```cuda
static int build_iteration_graph(mulls_ctx *ctx) {
    const int key[2] = {(int)chunk_bucket(ctx), ctx->any_normal_shooting ? 1 : 0};
    if (ctx->graph_exec && std::memcmp(key, ctx->graph_key, sizeof(key)) == 0) return MULLS_OK;
    drop_iteration_graph(ctx);
    cudaStream_t st = ctx->stream;
    const int rc = [&]() -> int {
        CK(cudaGraphCreate(&ctx->graph, 0));
        cudaGraphConditionalHandle handle;
        CK(cudaGraphConditionalHandleCreate(&handle, ctx->graph, 1, cudaGraphCondAssignDefault));
        cudaGraphNodeParams wp = {cudaGraphNodeTypeConditional};
        wp.conditional.handle = handle;
        wp.conditional.type = cudaGraphCondTypeWhile;
        wp.conditional.size = 1;
        cudaGraphNode_t while_node;
        CK(cudaGraphAddNode(&while_node, ctx->graph, nullptr, 0, &wp));
        uint64_t body = 0, tail = 0;
        CK(cudaStreamBeginCaptureToGraph(st, wp.conditional.phGraph_out[0], nullptr, nullptr, 0, cudaStreamCaptureModeThreadLocal));
        int rc = enqueue_iteration(ctx, -1, nullptr, nullptr, (unsigned long long)handle, body);
        CK(cudaStreamEndCapture(st, nullptr));
        if (rc != MULLS_OK) return rc;
        CK(cudaStreamBeginCaptureToGraph(st, ctx->graph, &while_node, nullptr, 1, cudaStreamCaptureModeThreadLocal));
        rc = enqueue_tail(ctx, true, nullptr, nullptr, tail);
        CK(cudaStreamEndCapture(st, nullptr));
        if (rc != MULLS_OK) return rc;
        CK(cudaGraphInstantiate(&ctx->graph_exec, ctx->graph, 0));
        ctx->graph_body_launches = body, ctx->graph_tail_launches = tail;
        return MULLS_OK;
    }();
    if (rc != MULLS_OK) return drop_iteration_graph(ctx), rc;
    std::memcpy(ctx->graph_key, key, sizeof(key));
    return MULLS_OK;
}

static int grow_hash_pool(mulls_ctx *ctx) {
    const uint32_t need = ctx->h_flags[2];
    DeviceArrays &A = ctx->A;
    if (need <= A.hash_pool_entries || need == 0xffffffffu) {
        ctx->err = "hash pool exhausted (the target clouds need " + std::to_string(need) + " grid entries)";
        return MULLS_E_CAPACITY;
    }
    HashEntry *fresh = nullptr;
    if (cudaMalloc(&fresh, (size_t)need * sizeof(HashEntry)) != cudaSuccess) {
        cudaGetLastError();
        ctx->err = "hash pool exhausted, and no device memory to grow it to " + std::to_string(need) + " entries";
        return MULLS_E_CAPACITY;
    }
    std::replace(ctx->allocs.begin(), ctx->allocs.end(), (void *)A.hash, (void *)fresh);
    CK(cudaFree(A.hash));
    A.hash = fresh;
    A.hash_pool_entries = need;
    drop_iteration_graph(ctx);
    return MULLS_OK;
}

static int drain_on_error(mulls_ctx *ctx, int rc) {
    if (rc != MULLS_OK && ctx && ctx->stream) cudaStreamSynchronize(ctx->stream);
    return rc;
}

static int run_finish(mulls_ctx *ctx, mulls_icp_result *out);
static int run_impl(mulls_ctx *ctx, mulls_icp_result *out, mulls_icp_trace *trace, mulls_allreduce_fn hook, void *user,
                    bool finish_now = true) {
    return drain_on_error(ctx, [&]() -> int {
        if (!ctx || !ctx->uploaded) return MULLS_E_ARG;
        ctx->pend.active = false;
        CK(cudaSetDevice(ctx->device));
        cudaStream_t st = ctx->stream;
        DeviceArrays A = ctx->A;
        const int np = (int)ctx->n_pairs;
        uint64_t launches = 0;
        CK(cudaEventRecord(ctx->ev_begin, st));
        if (const int rc = launch_ingest(ctx, A, trace != nullptr, launches, hook, user); rc != MULLS_OK) return rc;
        const unsigned n_itc = (unsigned)ctx->h_it_chunks.size();
        {
            LoopCtl &c = *ctx->h_ctl;
            c = LoopCtl();
            c.n_it_chunks = (int)n_itc, c.n_pairs = np, c.trace_on = trace ? 1 : 0, c.max_iter = ctx->max_iter_max;
            CK(cudaMemcpyAsync(A.ctl, ctx->h_ctl, sizeof(LoopCtl), cudaMemcpyHostToDevice, st));
            k_live_init<<<(unsigned)ceil_div(n_itc, 256), 256, 0, st>>>(A);
            ++launches;
        }
        bool looped = false;
        if (!hook && ctx->use_graph && !ctx->any_normal_shooting) {
            if (ctx->loop_kernel_blocks == 0) {
                int per_sm = 0, coop = 0;
                cudaDeviceGetAttribute(&coop, cudaDevAttrCooperativeLaunch, ctx->device);
                if (coop && cudaOccupancyMaxActiveBlocksPerMultiprocessor(&per_sm, k_icp_loop, kIterBlock, 0) == cudaSuccess && per_sm > 0)
                    ctx->loop_kernel_blocks = per_sm * ctx->num_sms;
                else
                    ctx->loop_kernel_blocks = -1, cudaGetLastError();
            }
            looped = ctx->loop_kernel_blocks > 0 && n_itc <= (unsigned)ctx->loop_kernel_blocks && np <= ctx->loop_kernel_blocks;
        }
        const bool graphed = !hook && ctx->use_graph && !looped;
        if (const int rc = graphed ? build_iteration_graph(ctx) : MULLS_OK; rc != MULLS_OK) return rc;
        CK(cudaEventRecord(ctx->ev_ingest, st));
        int n_search_ev = 0;
        if (graphed) {
            CK(cudaGraphLaunch(ctx->graph_exec, st));
            CK(cudaMemcpyAsync(ctx->h_ctl, A.ctl, sizeof(LoopCtl), cudaMemcpyDeviceToHost, st));
            CK(cudaEventRecord(ctx->ev_iter, st));
        } else {
            if (looped) {
                DeviceArrays Aarg = A;
                void *args[] = {&Aarg};
                const unsigned grid = std::max(1u, std::min((unsigned)ctx->loop_kernel_blocks, std::max(n_itc, (unsigned)np)));
                CK(cudaLaunchCooperativeKernel((const void *)k_icp_loop, dim3(grid), dim3(kIterBlock), args, 0, st));
                ++launches;
            } else {
                for (int it = 0; it < ctx->max_iter_max; ++it) {
                    if (it >= 2) {
                        while (cudaEventQuery(ctx->ev_done[it - 2]) == cudaErrorNotReady)
                            for (int k = 0; k < kPollPause; ++k) _mm_pause();
                        if (hook ? ((volatile int *)ctx->h_running)[1 + (it - 2)] <= 0 : *(volatile int *)ctx->h_running <= 0) break;
                    }
                    if (const int rc = enqueue_iteration(ctx, it, hook, user, 0ull, launches); rc != MULLS_OK) return rc;
                    CK(cudaEventRecord(ctx->ev_done[it], st));
                    n_search_ev = it + 1;
                }
            }
            if (const int rc = enqueue_tail(ctx, false, hook, user, launches); rc != MULLS_OK) return rc;
        }
        CK(cudaMemcpyAsync(ctx->h_results, ctx->d_results, np * (sizeof(mulls_icp_result) + sizeof(uint64_t)), cudaMemcpyDeviceToHost, st));
// ... 1719 lines not shown
```
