static int sort_impl(elp_ctx *c, uint64_t *presorted = nullptr ) {
  const uint64_t n = c->n;
  ELP_TRY(ensure_keys(c));
  ELP_TRY(ensure(c, c->perm, n + 1));
  if (n == 0) { c->derived.set_sorted(false); return 0; }
  uint64_t *kbuf;
  uint32_t *vbuf, *flags;
  ELP_TRY(scratch(c, 0, 2 * n + 8, &kbuf));
  ELP_TRY(scratch(c, 1, 2 * n + 8, &vbuf));
  ELP_TRY(scratch(c, 2, 2 * n + 8, &flags));
  uint64_t *k0 = kbuf, *k1 = kbuf + n;
  uint32_t *v0 = vbuf, *v1 = vbuf + n;
  uint64_t *ks;
  uint32_t *vs = nullptr;
  int idx_bits = 1;
  while (idx_bits < 32 && (n >> idx_bits) != 0) idx_bits++;
  const bool words = c->tune.sort_pairs != 1 && c->key_bits >= 1 && c->key_bits + idx_bits <= 64;
  if (words && presorted) ks = presorted;
  else if (words) ELP_TRY(radix_sort_fused(c, c->key.p, n, c->key_bits, idx_bits, k0, k1, &ks));
  else {
    ProfScope ps(c, "sort_pairs_");
    ELP_TRY(radix_sort_pairs_low(c, k0, v0, k1, v1, n, (c->key_bits + 7) / 8, &ks, &vs, c->key.p, true));
  }
  const SortedView sv{ks, vs, words ? (uint32_t)idx_bits : 0u};
  TieCols t{c->qname_off.p, c->qname.p, c->flag.p, c->mapq.p, c->next_refid.p, c->pnext.p, c->tlen.p};
  const uint32_t bounds_cap = (uint32_t)std::min<uint64_t>(n / TIE_SMALL + 16, (2 * n + 8 - 4) / 2);
  uint32_t *bounds = flags;
  {
    uint32_t *list = (vs == v0) ? v1 : v0, *list_n = c->err_flag.p + 3;
    ELP_HIP(c, hipMemsetAsync(list_n, 0, 4, c->stream));
    ELP_LAUNCH(c, "tie_scan", k_tie_scan, dim3(blocks_for(n, 256 * TS_TILES)), dim3(256), 0, n, sv, c->perm.p, list, list_n, bounds);
    ELP_LAUNCH(c, "tie_small", k_tie_small, dim3(blocks_for(n, 256)), dim3(256), 0, n, sv, c->perm.p, bounds, bounds_cap, (const uint32_t *)list, (const uint32_t *)list_n, t);
    ELP_HIP(c, hipMemsetAsync(list_n, 0, 4, c->stream));
  }
  constexpr uint32_t TIE_HEAD = 256;
  std::vector<uint32_t> hb(4 + 2 * (size_t)TIE_HEAD), starts, ends;
  {
    const uint32_t head = std::min<uint32_t>(TIE_HEAD, bounds_cap);
    ELP_HIP(c, hipMemcpyAsync(hb.data(), bounds, (4 + (size_t)head) * 4, hipMemcpyDeviceToHost, c->stream));
    ELP_HIP(c, hipMemcpyAsync(hb.data() + 4 + TIE_HEAD, bounds + 4 + bounds_cap, (size_t)head * 4, hipMemcpyDeviceToHost, c->stream));
    ELP_HIP(c, elp::stream_wait(c->stream));
  }
  const uint32_t nr = hb[0];
  if (nr != hb[1] || nr > bounds_cap) return set_error(c, ELP_ERR_HIP, "coordinate sort: %u starts and %u ends of long runs (internal)", hb[0], hb[1]);
  uint32_t nu = 0;
  if (nr > 0) {
    starts.resize(nr); ends.resize(nr);
    if (nr <= TIE_HEAD) {
      std::copy(hb.begin() + 4, hb.begin() + 4 + nr, starts.begin());
      std::copy(hb.begin() + 4 + TIE_HEAD, hb.begin() + 4 + TIE_HEAD + nr, ends.begin());
    } else {
      ELP_HIP(c, hipMemcpyAsync(starts.data(), bounds + 4, (size_t)nr * 4, hipMemcpyDeviceToHost, c->stream));
      ELP_HIP(c, hipMemcpyAsync(ends.data(), bounds + 4 + bounds_cap, (size_t)nr * 4, hipMemcpyDeviceToHost, c->stream));
      ELP_HIP(c, elp::stream_wait(c->stream));
    }
    std::sort(starts.begin(), starts.end());
    std::sort(ends.begin(), ends.end());
    std::vector<uint32_t> first(nr + 1);
    uint64_t total = 0;
    for (uint32_t r = 0; r < nr; r++) {
      if (ends[r] < starts[r] || (r + 1 < nr && starts[r + 1] <= ends[r])) return set_error(c, ELP_ERR_HIP, "coordinate sort: long runs overlap (internal)");
      first[r] = (uint32_t)total;
      total += (uint64_t)ends[r] - starts[r] + 1;
    }
    first[nr] = (uint32_t)total;
    nu = (uint32_t)total;
    const uint32_t rw = (c->max_qname_len + 15u + 15u) & ~15u;
    const bool use_rows = (uint64_t)nu * rw <= (512ull << 20);
    const size_t u_words = ((size_t)5 * nu + 2 * (size_t)nr + 64 + 3) & ~(size_t)3;
    uint32_t *u;
    ELP_TRY(scratch(c, 3, u_words + (use_rows ? ((size_t)nu * rw + 64) / 4 : 0), &u));
    uint32_t *u_pos = u, *u_read = u + nu, *u_seg = u + 2 * (size_t)nu, *uv0 = u + 3 * (size_t)nu, *uv1 = u + 4 * (size_t)nu, *d_start = u + 5 * (size_t)nu,
             *d_first = d_start + nr;
    uint64_t *uk;
    ELP_TRY(scratch(c, 4, (size_t)2 * nu + 16, &uk));
    uint64_t *uk0 = uk, *uk1 = uk + nu;
    ELP_HIP(c, hipMemcpyAsync(d_start, starts.data(), (size_t)nr * 4, hipMemcpyHostToDevice, c->stream));
    ELP_HIP(c, hipMemcpyAsync(d_first, first.data(), ((size_t)nr + 1) * 4, hipMemcpyHostToDevice, c->stream));
    ELP_LAUNCH(c, "large_fill", k_large_fill, dim3(blocks_for(nu, 256)), dim3(256), 0, nu, nr, (const uint32_t *)d_start, (const uint32_t *)d_first, sv, u_pos, u_read, u_seg);
    ELP_LAUNCH(c, "iota", k_iota, dim3(blocks_for(nu, 256)), dim3(256), 0, uv0, (uint64_t)nu);
    const uint32_t maxq = c->max_qname_len;
    const uint32_t m_bytes = maxq + 15;
    static_assert(elp_ctx::MAX_QNAME + 15 <= 32 * elp_ctx::TIE_LIVE_WORDS, "live-position bitmap too small");
    ELP_TRY(ensure(c, c->tie_live, elp_ctx::TIE_LIVE_WORDS));
    ELP_HIP(c, hipMemsetAsync(c->tie_live.p, 0, elp_ctx::TIE_LIVE_WORDS * sizeof(uint32_t), c->stream));
    if (use_rows) {
      uint8_t *rows = reinterpret_cast<uint8_t *>(u + u_words);
      ELP_LAUNCH(c, "material_rows", k_material_rows, dim3(blocks_for((uint64_t)nu * (rw >> 3), 256)), dim3(256), 0, nu, (const uint32_t *)u_read, maxq, m_bytes, rw,
                 rows, t);
      t.rows = rows;
      t.rw = rw;
    }
    ELP_LAUNCH(c, "material_live", k_material_live, dim3(blocks_for(nu, 256)), dim3(256), 0, nu, (const uint32_t *)u_read, maxq, m_bytes,
               c->tie_live.p, t);
    uint32_t live[elp_ctx::TIE_LIVE_WORDS];
    ELP_HIP(c, hipMemcpyAsync(live, c->tie_live.p, sizeof live, hipMemcpyDeviceToHost, c->stream));
    ELP_HIP(c, elp::stream_wait(c->stream));
    std::vector<uint16_t> lp;
    for (uint32_t j = 0; j < m_bytes; j++)
      if ((live[j >> 5] >> (j & 31)) & 1u) lp.push_back((uint16_t)j);
    uint32_t *vcur = uv0, *vtmp = uv1;
    bool packed_done = false;
    if (!lp.empty() && lp.size() <= (size_t)TIE_MAX_PACKED) {
      TiePosList pl;
      pl.n = (uint32_t)lp.size();
      for (size_t k = 0; k < lp.size(); k++) pl.pos[k] = lp[k];
      uint32_t *d_vals;
      ELP_TRY(scratch(c, 5, (size_t)TIE_MAX_PACKED * 8 + (size_t)TIE_MAX_PACKED * 64 + 64, &d_vals));
      uint8_t *d_lut = reinterpret_cast<uint8_t *>(d_vals + TIE_MAX_PACKED * 8);
      ELP_HIP(c, hipMemsetAsync(d_vals, 0, (size_t)pl.n * 8 * 4, c->stream));
      ELP_LAUNCH(c, "material_values", k_material_values, dim3(std::min(blocks_for(nu, 256), 1024u)), dim3(256), 0, nu, (const uint32_t *)u_read, pl, maxq, d_vals, t);
      std::vector<uint32_t> hv((size_t)pl.n * 8);
      ELP_HIP(c, hipMemcpyAsync(hv.data(), d_vals, hv.size() * 4, hipMemcpyDeviceToHost, c->stream));
      ELP_HIP(c, elp::stream_wait(c->stream));
      std::vector<uint8_t> lut((size_t)pl.n * 256, 0);
      std::vector<int> bits(pl.n);
      for (uint32_t k = 0; k < pl.n; k++) {
        int rank = 0;
        for (int v = 0; v < 256; v++)
          if ((hv[(size_t)k * 8 + (v >> 5)] >> (v & 31)) & 1u) lut[(size_t)k * 256 + v] = (uint8_t)rank++;
        int b = 1;
        while ((1 << b) < rank) b++;
        bits[k] = b;
      }
      ELP_HIP(c, hipMemcpyAsync(d_lut, lut.data(), lut.size(), hipMemcpyHostToDevice, c->stream));
      int segbits = 0;
      while (nr > 1 && (1u << segbits) <= nr) segbits++;
      if (c->tune.tie_rounds != 1 && segbits + bits[0] <= 64) {
        TiePacked sel;
        memset(&sel, 0, sizeof sel);
        int total = 0, hi = 0;
        while (hi < (int)pl.n && hi < 64 && segbits + total + bits[hi] <= 64) total += bits[hi++];
        int sh = total;
        for (int k = 0; k < hi; k++) {
          sh -= bits[k];
          sel.pos[sel.n] = pl.pos[k]; sel.shift[sel.n] = (uint8_t)sh; sel.slot[sel.n] = (uint8_t)k;
          sel.n++;
        }
        ELP_LAUNCH(c, "material_keys", k_material_keys_packed, dim3(blocks_for(nu, 256)), dim3(256), 0, nu, (const uint32_t *)vcur, (const uint32_t *)u_read,
                   sel, (const uint8_t *)d_lut, maxq, uk0, t, (const uint32_t *)(nr > 1 ? u_seg : nullptr), (uint32_t)total);
        uint64_t *ko;
        uint32_t *vo;
        ELP_TRY(radix_sort_pairs_low(c, uk0, vcur, uk1, vtmp, nu, (segbits + total + 7) / 8, &ko, &vo));
        if (vo != vcur) { vtmp = vcur; vcur = vo; }
        bool settled = hi == (int)pl.n;
        if (!settled) {
          uint32_t *over = c->err_flag.p + 3;
          ELP_LAUNCH(c, "large_ties", k_large_ties, dim3(blocks_for(nu, 256)), dim3(256), 0, nu, (const uint64_t *)ko, (const uint32_t *)vcur, vtmp,
                     (const uint32_t *)u_read, m_bytes, maxq, over, t);
          std::swap(vcur, vtmp);
          ELP_LAUNCH(c, "large_scatter", k_large_scatter, dim3(blocks_for(nu, 256)), dim3(256), 0, nu, (const uint32_t *)vcur, (const uint32_t *)u_pos,
                     (const uint32_t *)u_read, c->perm.p);
          uint32_t h_over = 0;
          ELP_HIP(c, hipMemcpyAsync(&h_over, over, 4, hipMemcpyDeviceToHost, c->stream));
          ELP_HIP(c, elp::stream_wait(c->stream));
          settled = h_over == 0;
          if (!settled) {
            ELP_HIP(c, hipMemsetAsync(over, 0, 4, c->stream));
            ELP_LAUNCH(c, "iota", k_iota, dim3(blocks_for(nu, 256)), dim3(256), 0, uv0, (uint64_t)nu);
            vcur = uv0; vtmp = uv1;
          }
        } else {
          ELP_LAUNCH(c, "large_scatter", k_large_scatter, dim3(blocks_for(nu, 256)), dim3(256), 0, nu, (const uint32_t *)vcur, (const uint32_t *)u_pos,
                     (const uint32_t *)u_read, c->perm.p);
        }
        if (settled) {
          c->radix_check_pending = true;
          c->derived.set_sorted(false);
          return 0;
        }
      }
      for (int hi = (int)pl.n; hi > 0;) {
        TiePacked sel;
        memset(&sel, 0, sizeof sel);
        int total = 0, lo = hi;
        while (lo > 0 && total + bits[lo - 1] <= 64 && hi - lo < 64) { lo--; total += bits[lo]; }
        int sh = total;
        for (int k = lo; k < hi; k++) {
          sh -= bits[k];
          sel.pos[sel.n] = pl.pos[k]; sel.shift[sel.n] = (uint8_t)sh; sel.slot[sel.n] = (uint8_t)k;
          sel.n++;
        }
        ELP_LAUNCH(c, "material_keys", k_material_keys_packed, dim3(blocks_for(nu, 256)), dim3(256), 0, nu, (const uint32_t *)vcur, (const uint32_t *)u_read,
                   sel, (const uint8_t *)d_lut, maxq, uk0, t, (const uint32_t *)nullptr, 0u);
        uint64_t *ko;
        uint32_t *vo;
        ELP_TRY(radix_sort_pairs_low(c, uk0, vcur, uk1, vtmp, nu, (total + 7) / 8, &ko, &vo));
        if (vo != vcur) { vtmp = vcur; vcur = vo; }
        hi = lo;
      }
      packed_done = true;
    }
    for (size_t hi = packed_done ? 0 : lp.size(); hi > 0;) {
      const size_t lo = hi >= 8 ? hi - 8 : 0;
      TieSel sel;
      sel.n = (uint32_t)(hi - lo);
      for (size_t b = 0; b < 8; b++) sel.pos[b] = b < sel.n ? lp[lo + b] : 0;
      ELP_LAUNCH(c, "material_keys", k_material_keys_sel, dim3(blocks_for(nu, 256)), dim3(256), 0, nu, (const uint32_t *)vcur,
                 (const uint32_t *)u_read, sel, maxq, uk0, t);
      uint64_t *ko;
      uint32_t *vo;
      ELP_TRY(radix_sort_pairs_low(c, uk0, vcur, uk1, vtmp, nu, (int)sel.n, &ko, &vo));
      if (vo != vcur) { vtmp = vcur; vcur = vo; }
      hi = lo;
    }
    if (nr > 1) ELP_LAUNCH(c, "seg_keys", k_seg_keys, dim3(blocks_for(nu, 256)), dim3(256), 0, nu, (const uint32_t *)vcur, (const uint32_t *)u_seg, uk0);
    if (nr > 1) {
      uint64_t *ko;
      uint32_t *vo;
      ELP_TRY(radix_sort_pairs(c, uk0, vcur, uk1, vtmp, nu, &ko, &vo));
      if (vo != vcur) { vtmp = vcur; vcur = vo; }
    }
    ELP_LAUNCH(c, "large_scatter", k_large_scatter, dim3(blocks_for(nu, 256)), dim3(256), 0, nu, (const uint32_t *)vcur, (const uint32_t *)u_pos,
               (const uint32_t *)u_read, c->perm.p);
  }
  c->radix_check_pending = true;
  c->derived.set_sorted(false);
  return 0;
}

}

**Instructions for the task:**
A single number is required: the count of lines in the data above that include the string "sizeof".

**Output for this exercise:**
10